── Input ──

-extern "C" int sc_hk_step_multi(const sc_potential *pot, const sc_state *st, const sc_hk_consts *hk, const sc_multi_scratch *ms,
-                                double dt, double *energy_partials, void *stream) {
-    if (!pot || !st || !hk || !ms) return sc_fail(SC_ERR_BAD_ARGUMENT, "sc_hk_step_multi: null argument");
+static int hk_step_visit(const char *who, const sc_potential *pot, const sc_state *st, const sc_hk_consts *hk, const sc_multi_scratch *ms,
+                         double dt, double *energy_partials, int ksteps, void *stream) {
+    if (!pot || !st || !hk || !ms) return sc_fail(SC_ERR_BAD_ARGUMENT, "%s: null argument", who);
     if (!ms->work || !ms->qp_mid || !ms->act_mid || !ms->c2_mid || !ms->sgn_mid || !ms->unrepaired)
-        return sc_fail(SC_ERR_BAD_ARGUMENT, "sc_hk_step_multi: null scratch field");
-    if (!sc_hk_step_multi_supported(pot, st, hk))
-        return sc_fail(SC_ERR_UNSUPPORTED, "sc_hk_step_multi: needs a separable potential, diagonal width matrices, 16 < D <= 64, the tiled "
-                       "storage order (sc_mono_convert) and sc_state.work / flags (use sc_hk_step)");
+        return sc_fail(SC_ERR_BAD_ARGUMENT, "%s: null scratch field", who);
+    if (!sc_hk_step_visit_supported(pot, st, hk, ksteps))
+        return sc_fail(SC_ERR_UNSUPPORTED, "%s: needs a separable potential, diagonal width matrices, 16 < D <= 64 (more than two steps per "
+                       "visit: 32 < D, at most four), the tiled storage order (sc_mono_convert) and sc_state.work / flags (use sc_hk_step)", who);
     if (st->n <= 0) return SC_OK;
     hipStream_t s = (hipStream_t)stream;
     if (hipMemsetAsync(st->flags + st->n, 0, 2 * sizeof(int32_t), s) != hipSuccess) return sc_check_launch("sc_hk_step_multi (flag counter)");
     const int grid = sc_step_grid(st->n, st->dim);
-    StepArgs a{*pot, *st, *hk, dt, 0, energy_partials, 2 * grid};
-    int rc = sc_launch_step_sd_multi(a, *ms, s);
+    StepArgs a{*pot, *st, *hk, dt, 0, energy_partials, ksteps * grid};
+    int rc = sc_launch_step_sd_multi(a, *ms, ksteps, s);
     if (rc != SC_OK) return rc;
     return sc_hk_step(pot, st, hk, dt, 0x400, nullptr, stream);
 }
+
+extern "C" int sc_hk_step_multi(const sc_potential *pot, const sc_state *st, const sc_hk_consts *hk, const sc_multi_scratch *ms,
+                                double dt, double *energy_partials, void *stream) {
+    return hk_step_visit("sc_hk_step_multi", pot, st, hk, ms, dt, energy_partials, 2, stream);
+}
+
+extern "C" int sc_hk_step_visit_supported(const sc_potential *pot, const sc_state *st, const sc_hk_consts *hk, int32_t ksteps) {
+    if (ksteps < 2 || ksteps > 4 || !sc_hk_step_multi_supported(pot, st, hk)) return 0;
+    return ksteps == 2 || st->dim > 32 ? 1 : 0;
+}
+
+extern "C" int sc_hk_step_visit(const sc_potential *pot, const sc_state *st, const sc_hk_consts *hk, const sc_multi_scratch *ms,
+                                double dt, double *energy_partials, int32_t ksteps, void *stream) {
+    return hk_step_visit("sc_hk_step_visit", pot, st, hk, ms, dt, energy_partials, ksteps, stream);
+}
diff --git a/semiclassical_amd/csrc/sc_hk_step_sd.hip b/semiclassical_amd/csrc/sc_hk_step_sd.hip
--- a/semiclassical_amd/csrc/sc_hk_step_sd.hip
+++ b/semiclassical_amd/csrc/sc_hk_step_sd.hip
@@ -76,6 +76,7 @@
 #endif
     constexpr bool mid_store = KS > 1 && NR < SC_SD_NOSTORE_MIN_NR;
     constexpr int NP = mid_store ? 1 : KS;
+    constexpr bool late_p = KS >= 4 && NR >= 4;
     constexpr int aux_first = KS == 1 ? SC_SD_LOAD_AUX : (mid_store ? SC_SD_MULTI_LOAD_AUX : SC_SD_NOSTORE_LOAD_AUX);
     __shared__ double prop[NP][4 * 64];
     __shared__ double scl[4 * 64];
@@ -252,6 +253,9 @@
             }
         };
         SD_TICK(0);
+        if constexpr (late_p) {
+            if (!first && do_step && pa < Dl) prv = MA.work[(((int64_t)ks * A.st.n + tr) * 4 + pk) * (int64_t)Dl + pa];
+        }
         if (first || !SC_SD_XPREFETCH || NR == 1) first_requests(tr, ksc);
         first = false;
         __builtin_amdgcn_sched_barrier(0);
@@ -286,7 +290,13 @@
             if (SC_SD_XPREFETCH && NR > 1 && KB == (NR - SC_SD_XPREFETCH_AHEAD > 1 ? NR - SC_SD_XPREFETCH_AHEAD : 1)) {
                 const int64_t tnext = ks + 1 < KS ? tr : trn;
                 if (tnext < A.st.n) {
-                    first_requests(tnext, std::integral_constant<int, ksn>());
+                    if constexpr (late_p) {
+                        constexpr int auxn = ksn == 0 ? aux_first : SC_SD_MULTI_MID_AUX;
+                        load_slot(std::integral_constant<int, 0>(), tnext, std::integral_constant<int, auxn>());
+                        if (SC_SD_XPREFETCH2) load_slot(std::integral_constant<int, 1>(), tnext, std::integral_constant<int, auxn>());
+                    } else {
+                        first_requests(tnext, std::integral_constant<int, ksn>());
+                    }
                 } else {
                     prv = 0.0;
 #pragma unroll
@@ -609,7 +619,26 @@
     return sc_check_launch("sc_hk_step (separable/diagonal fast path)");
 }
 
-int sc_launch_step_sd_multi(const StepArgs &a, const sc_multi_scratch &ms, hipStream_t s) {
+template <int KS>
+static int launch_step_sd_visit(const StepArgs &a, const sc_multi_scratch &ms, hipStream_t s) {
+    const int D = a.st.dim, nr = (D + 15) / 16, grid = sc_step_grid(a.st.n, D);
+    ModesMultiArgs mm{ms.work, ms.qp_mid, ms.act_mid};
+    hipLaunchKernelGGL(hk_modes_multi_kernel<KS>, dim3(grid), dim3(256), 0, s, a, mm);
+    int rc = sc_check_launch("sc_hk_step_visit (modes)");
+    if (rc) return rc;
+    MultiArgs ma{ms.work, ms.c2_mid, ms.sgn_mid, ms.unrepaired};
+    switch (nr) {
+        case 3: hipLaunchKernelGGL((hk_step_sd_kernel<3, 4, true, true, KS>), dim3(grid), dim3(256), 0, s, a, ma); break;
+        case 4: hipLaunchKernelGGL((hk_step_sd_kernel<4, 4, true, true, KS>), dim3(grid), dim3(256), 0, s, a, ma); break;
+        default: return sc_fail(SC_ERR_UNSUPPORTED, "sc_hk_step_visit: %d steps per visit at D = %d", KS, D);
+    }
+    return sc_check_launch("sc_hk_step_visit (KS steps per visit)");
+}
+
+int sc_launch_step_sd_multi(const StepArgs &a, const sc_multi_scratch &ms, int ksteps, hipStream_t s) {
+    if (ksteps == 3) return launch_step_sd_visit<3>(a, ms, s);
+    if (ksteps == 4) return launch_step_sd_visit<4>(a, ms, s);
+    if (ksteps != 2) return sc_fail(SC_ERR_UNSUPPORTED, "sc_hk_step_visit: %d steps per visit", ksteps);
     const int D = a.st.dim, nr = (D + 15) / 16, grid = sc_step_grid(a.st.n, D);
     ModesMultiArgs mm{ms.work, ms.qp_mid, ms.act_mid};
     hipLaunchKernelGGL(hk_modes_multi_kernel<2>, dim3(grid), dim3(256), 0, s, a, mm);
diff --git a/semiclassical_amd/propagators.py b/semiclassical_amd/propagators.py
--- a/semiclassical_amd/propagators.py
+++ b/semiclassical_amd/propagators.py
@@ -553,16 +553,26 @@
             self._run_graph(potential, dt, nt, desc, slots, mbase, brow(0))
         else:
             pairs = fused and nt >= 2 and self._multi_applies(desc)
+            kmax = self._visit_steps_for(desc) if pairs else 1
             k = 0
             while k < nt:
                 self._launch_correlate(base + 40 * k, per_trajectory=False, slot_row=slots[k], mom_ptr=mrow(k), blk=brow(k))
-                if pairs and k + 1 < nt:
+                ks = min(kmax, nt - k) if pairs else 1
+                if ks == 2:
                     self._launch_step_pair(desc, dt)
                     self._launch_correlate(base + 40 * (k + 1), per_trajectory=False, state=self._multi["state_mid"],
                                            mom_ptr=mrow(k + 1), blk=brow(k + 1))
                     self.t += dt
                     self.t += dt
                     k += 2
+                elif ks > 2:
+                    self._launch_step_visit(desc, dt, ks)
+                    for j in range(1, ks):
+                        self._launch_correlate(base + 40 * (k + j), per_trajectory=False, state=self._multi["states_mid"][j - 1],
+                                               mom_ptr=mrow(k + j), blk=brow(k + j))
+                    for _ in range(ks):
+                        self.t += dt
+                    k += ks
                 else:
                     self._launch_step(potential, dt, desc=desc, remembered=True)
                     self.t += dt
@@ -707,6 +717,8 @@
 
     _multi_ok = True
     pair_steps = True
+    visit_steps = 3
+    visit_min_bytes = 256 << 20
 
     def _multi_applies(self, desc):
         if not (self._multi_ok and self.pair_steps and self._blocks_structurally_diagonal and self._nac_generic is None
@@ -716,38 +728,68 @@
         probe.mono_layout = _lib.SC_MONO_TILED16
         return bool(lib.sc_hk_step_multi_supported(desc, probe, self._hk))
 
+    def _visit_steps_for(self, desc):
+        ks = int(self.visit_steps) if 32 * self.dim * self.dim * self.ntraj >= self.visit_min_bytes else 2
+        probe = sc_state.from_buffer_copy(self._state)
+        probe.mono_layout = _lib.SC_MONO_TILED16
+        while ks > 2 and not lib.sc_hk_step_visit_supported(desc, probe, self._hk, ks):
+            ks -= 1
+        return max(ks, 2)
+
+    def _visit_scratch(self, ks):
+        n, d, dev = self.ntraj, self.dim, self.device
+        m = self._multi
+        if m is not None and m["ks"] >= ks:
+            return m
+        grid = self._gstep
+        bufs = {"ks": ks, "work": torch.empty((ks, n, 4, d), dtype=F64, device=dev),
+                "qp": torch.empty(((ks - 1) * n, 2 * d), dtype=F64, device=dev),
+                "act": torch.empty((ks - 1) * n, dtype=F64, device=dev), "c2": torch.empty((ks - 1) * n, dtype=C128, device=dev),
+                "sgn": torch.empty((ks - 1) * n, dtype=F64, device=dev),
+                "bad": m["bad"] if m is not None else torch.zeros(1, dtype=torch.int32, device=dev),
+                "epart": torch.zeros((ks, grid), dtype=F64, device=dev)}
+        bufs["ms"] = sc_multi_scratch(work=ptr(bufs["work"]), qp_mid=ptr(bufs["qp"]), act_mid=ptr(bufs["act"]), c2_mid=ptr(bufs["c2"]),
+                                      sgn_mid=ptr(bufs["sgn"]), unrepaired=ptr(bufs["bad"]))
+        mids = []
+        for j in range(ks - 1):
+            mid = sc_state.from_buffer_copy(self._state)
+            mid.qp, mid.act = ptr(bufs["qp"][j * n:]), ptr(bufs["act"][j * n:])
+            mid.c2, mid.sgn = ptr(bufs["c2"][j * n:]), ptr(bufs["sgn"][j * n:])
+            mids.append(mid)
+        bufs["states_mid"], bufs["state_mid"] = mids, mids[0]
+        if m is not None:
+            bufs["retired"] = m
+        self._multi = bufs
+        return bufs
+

───
── Input ──

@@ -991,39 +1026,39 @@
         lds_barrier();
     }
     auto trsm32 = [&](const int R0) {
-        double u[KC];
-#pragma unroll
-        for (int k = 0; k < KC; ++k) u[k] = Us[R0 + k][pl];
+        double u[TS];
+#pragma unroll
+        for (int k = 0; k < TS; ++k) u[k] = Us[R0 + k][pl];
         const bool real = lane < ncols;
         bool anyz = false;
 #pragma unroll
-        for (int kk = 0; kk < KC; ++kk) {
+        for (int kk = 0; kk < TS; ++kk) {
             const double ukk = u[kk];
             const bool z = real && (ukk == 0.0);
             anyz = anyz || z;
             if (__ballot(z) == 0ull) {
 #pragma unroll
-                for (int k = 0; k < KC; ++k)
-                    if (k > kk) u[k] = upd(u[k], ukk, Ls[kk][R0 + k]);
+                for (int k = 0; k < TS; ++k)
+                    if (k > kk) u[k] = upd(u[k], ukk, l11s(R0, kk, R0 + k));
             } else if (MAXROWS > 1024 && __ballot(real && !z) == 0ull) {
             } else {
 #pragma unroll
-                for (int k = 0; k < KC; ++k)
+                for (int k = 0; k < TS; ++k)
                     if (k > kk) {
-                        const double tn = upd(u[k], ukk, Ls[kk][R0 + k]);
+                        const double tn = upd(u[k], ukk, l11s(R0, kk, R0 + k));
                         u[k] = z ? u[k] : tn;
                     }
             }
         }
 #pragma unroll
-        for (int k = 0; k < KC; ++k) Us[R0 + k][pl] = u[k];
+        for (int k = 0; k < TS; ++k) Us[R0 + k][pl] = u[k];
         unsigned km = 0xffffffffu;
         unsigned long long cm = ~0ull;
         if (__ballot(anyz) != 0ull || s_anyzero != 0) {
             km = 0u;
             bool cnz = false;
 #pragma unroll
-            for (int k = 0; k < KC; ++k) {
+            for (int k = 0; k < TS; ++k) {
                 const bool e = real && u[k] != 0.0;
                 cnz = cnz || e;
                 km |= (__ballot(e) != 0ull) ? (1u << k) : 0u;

───

**Work instructions**
Look through the records above and please copy every line in which the string "mids" occurs.

**Your solution**
+        mids = []
+            mids.append(mid)
+        bufs["states_mid"], bufs["state_mid"] = mids, mids[0]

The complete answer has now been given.